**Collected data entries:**
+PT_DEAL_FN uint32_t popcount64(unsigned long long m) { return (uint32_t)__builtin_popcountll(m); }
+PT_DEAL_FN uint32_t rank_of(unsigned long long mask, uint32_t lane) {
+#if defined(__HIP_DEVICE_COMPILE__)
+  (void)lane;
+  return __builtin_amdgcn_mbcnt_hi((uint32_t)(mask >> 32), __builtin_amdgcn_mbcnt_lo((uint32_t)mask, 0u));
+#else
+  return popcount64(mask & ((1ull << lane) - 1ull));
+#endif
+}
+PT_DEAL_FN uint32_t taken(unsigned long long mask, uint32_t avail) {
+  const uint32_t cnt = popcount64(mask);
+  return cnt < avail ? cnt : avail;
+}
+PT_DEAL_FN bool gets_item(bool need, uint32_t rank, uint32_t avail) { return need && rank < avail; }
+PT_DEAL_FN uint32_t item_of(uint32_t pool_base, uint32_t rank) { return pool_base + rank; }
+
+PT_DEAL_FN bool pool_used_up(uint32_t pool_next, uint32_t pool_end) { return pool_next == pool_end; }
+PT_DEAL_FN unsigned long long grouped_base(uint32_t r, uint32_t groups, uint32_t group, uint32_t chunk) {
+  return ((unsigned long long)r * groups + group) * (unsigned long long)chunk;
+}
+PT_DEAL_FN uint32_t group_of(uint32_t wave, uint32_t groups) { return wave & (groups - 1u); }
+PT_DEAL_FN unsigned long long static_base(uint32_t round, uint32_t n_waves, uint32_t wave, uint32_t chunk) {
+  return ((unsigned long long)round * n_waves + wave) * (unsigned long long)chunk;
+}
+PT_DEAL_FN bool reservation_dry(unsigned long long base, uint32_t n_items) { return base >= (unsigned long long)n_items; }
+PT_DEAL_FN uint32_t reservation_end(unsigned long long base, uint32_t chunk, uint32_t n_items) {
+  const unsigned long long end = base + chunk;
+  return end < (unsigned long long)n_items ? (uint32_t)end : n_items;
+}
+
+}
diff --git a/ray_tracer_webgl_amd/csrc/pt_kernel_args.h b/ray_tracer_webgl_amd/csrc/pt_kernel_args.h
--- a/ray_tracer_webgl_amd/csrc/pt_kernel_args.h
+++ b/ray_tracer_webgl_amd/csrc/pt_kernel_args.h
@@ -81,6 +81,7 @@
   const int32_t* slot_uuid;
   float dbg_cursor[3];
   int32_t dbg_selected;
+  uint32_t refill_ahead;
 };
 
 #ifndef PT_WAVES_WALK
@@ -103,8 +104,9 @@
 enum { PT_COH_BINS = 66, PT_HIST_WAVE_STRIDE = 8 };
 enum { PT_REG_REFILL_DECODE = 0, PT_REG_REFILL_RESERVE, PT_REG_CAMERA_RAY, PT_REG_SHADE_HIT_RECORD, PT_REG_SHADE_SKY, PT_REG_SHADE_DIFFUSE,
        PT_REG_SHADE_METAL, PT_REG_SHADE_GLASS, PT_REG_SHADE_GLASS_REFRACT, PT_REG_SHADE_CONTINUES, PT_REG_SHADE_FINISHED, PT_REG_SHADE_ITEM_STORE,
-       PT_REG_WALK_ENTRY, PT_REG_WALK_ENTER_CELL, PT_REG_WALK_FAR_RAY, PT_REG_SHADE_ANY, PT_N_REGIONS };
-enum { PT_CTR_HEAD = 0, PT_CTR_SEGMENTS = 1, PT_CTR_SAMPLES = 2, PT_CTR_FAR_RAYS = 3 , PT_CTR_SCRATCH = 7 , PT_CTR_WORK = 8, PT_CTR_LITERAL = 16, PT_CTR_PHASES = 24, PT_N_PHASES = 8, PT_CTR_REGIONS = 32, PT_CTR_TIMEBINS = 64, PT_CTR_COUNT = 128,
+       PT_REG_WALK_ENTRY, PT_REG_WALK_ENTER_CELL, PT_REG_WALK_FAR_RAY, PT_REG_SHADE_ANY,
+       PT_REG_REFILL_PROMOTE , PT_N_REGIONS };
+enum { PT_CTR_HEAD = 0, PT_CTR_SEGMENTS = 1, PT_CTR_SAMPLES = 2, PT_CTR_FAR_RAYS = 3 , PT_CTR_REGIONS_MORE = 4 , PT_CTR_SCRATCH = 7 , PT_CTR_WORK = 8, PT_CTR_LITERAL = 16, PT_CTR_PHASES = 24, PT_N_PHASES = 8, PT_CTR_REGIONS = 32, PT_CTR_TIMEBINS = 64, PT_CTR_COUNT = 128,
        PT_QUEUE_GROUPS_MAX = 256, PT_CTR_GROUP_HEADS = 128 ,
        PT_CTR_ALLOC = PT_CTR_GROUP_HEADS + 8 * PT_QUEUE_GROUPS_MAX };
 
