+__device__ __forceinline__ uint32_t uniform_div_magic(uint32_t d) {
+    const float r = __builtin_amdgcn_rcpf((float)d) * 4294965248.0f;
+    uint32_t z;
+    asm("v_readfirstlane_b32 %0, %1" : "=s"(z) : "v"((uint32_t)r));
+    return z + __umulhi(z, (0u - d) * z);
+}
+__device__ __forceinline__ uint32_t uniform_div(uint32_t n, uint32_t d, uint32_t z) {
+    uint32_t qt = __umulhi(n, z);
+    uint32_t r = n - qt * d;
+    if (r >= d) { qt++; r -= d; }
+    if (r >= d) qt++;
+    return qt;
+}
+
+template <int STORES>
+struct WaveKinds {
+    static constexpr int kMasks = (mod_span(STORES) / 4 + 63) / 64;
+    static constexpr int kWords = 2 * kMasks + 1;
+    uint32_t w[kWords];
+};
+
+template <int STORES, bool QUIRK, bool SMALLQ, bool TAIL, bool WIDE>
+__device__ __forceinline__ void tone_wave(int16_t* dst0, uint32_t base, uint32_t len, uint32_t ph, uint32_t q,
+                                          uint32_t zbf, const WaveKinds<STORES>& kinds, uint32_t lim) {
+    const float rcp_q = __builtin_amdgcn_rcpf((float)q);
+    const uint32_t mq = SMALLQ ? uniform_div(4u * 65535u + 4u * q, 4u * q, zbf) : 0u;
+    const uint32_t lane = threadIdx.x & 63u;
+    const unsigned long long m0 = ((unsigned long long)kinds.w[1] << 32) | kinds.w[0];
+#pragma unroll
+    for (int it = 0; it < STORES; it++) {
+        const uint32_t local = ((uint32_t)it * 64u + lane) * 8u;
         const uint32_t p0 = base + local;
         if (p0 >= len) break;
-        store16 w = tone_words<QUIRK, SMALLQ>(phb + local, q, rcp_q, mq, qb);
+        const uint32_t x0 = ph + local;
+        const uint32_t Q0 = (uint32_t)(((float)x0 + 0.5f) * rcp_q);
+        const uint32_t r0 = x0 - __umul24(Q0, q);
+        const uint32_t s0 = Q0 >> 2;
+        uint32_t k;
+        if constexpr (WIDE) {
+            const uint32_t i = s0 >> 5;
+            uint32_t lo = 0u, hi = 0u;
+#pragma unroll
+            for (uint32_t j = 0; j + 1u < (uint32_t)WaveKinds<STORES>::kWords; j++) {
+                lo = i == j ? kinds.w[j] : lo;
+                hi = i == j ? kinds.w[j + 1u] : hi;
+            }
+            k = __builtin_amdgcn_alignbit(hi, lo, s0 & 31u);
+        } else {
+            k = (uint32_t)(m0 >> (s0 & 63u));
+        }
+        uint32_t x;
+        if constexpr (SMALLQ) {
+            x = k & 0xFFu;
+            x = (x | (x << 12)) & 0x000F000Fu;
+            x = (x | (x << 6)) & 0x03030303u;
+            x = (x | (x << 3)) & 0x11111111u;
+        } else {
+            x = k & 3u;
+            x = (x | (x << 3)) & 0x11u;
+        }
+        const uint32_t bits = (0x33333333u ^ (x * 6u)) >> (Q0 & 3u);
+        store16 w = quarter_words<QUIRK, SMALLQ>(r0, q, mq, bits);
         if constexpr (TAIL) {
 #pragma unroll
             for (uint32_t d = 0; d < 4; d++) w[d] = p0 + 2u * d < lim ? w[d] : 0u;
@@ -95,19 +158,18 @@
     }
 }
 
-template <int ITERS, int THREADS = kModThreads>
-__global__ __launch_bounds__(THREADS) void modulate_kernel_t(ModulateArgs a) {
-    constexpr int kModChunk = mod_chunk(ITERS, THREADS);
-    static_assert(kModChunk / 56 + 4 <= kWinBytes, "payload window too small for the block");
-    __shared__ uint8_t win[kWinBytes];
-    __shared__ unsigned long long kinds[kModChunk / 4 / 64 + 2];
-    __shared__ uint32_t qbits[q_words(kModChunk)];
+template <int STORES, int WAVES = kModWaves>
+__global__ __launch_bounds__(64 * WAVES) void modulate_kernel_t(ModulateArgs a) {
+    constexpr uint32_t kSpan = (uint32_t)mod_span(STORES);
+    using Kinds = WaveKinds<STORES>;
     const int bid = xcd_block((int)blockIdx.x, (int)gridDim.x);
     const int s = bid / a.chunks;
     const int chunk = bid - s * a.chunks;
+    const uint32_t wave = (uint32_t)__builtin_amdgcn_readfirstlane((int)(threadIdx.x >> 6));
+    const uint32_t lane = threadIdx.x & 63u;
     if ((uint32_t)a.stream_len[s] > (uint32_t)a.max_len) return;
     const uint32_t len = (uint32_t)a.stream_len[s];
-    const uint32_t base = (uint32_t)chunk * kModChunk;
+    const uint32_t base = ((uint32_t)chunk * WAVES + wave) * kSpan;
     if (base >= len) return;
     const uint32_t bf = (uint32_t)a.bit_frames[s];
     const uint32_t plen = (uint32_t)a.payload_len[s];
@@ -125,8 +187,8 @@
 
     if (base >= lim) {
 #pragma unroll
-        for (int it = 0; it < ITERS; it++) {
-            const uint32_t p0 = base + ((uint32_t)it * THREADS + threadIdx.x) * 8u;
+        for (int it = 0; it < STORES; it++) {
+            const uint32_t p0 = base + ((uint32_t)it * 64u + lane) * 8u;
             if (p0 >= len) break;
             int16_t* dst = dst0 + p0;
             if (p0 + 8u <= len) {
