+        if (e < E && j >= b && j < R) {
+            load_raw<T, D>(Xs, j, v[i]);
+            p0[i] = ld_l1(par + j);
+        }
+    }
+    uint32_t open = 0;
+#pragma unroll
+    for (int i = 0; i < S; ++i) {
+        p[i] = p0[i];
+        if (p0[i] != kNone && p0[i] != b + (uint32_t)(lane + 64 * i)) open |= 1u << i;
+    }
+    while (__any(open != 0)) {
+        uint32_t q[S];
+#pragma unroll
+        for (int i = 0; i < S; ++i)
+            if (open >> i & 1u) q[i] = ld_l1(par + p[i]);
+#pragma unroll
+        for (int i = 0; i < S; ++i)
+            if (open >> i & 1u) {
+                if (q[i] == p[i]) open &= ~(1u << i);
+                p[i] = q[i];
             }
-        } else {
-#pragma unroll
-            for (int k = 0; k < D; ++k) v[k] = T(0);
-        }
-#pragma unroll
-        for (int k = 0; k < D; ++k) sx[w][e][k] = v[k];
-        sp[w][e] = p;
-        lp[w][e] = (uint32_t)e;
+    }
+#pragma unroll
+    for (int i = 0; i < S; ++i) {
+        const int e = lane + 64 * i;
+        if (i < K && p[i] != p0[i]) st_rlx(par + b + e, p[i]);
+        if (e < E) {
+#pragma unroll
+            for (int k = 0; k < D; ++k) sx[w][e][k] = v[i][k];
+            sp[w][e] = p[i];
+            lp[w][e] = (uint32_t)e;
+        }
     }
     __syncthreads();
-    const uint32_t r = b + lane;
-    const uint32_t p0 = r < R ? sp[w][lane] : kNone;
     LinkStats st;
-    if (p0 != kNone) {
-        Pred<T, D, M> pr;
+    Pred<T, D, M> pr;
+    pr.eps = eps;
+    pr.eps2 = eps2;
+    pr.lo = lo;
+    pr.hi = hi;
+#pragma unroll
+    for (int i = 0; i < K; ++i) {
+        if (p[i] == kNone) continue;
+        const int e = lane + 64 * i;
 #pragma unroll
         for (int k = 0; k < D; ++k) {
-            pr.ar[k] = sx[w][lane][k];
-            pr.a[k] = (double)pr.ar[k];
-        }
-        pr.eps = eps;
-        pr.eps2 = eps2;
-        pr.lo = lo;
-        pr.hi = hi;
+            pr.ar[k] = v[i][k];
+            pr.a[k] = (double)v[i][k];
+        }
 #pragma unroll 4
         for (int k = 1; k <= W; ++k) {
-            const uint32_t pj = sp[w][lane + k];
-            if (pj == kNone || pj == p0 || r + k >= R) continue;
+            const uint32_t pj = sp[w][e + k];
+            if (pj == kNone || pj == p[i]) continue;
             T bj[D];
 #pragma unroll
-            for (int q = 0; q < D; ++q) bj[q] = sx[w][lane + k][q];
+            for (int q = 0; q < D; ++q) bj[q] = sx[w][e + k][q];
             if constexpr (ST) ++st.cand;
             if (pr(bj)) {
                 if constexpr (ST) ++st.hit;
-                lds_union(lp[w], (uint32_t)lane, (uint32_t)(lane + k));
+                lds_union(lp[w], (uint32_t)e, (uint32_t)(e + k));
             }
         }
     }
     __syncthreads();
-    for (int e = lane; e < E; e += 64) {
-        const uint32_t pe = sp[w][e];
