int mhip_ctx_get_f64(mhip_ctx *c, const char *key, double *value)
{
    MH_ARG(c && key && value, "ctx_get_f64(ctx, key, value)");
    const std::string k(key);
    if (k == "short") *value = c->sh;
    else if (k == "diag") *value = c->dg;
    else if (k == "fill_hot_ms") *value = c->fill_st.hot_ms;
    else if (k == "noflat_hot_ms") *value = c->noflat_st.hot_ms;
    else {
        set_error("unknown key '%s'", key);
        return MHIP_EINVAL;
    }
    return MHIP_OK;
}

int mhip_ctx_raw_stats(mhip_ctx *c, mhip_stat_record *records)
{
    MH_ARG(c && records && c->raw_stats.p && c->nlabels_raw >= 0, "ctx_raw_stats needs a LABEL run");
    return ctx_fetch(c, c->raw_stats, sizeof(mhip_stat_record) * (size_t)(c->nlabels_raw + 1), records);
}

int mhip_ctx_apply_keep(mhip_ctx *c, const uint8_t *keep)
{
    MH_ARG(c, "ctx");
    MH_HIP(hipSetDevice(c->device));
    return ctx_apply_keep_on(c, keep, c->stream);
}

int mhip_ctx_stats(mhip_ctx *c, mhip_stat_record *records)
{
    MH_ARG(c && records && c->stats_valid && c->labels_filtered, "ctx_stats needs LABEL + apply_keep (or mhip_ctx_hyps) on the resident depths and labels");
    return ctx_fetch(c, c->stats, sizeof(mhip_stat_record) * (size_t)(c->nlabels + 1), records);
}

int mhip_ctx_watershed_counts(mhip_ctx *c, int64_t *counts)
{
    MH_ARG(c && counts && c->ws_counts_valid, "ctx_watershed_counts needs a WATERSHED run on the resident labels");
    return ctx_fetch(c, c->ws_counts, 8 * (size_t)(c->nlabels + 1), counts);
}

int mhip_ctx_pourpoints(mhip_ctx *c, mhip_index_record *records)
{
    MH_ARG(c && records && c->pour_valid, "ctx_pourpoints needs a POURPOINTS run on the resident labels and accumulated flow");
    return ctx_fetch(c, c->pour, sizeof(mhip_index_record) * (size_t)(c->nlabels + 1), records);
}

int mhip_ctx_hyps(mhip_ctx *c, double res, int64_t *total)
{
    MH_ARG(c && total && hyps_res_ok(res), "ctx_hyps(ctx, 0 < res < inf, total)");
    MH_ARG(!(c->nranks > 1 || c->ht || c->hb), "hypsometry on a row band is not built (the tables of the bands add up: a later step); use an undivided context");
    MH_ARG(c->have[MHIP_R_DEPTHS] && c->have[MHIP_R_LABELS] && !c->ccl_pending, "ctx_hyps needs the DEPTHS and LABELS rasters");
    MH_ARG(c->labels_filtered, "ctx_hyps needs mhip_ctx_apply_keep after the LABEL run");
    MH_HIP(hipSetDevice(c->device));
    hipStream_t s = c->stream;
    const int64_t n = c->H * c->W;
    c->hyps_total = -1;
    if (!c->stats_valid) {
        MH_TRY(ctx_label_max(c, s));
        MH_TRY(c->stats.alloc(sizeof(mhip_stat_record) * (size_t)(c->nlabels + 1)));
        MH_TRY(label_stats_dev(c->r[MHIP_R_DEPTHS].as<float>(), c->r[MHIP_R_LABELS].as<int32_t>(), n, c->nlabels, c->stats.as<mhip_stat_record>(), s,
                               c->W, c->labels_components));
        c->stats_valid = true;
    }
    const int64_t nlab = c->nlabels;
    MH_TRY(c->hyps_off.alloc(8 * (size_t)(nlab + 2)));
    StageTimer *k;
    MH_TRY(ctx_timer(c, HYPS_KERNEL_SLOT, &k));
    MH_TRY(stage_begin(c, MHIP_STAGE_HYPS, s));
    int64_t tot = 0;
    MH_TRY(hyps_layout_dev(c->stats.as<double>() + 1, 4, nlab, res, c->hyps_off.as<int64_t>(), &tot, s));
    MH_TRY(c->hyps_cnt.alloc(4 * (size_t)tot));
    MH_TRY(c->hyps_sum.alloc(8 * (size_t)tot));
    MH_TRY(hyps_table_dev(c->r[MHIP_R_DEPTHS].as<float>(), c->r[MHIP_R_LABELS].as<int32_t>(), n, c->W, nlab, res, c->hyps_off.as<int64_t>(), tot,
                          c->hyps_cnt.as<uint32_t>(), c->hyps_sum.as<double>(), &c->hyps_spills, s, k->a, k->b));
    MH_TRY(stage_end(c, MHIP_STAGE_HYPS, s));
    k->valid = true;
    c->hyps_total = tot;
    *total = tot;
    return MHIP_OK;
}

**Work instructions:**
Copy out each line of the data that has the word "SMALLQ" in it.

**Solution below:**
+template <int STORES, bool QUIRK, bool SMALLQ, bool TAIL, bool WIDE>
+    const uint32_t mq = SMALLQ ? uniform_div(4u * 65535u + 4u * q, 4u * q, zbf) : 0u;
-        store16 w = tone_words<QUIRK, SMALLQ>(phb + local, q, rcp_q, mq, qb);
+        if constexpr (SMALLQ) {
+        store16 w = quarter_words<QUIRK, SMALLQ>(r0, q, mq, bits);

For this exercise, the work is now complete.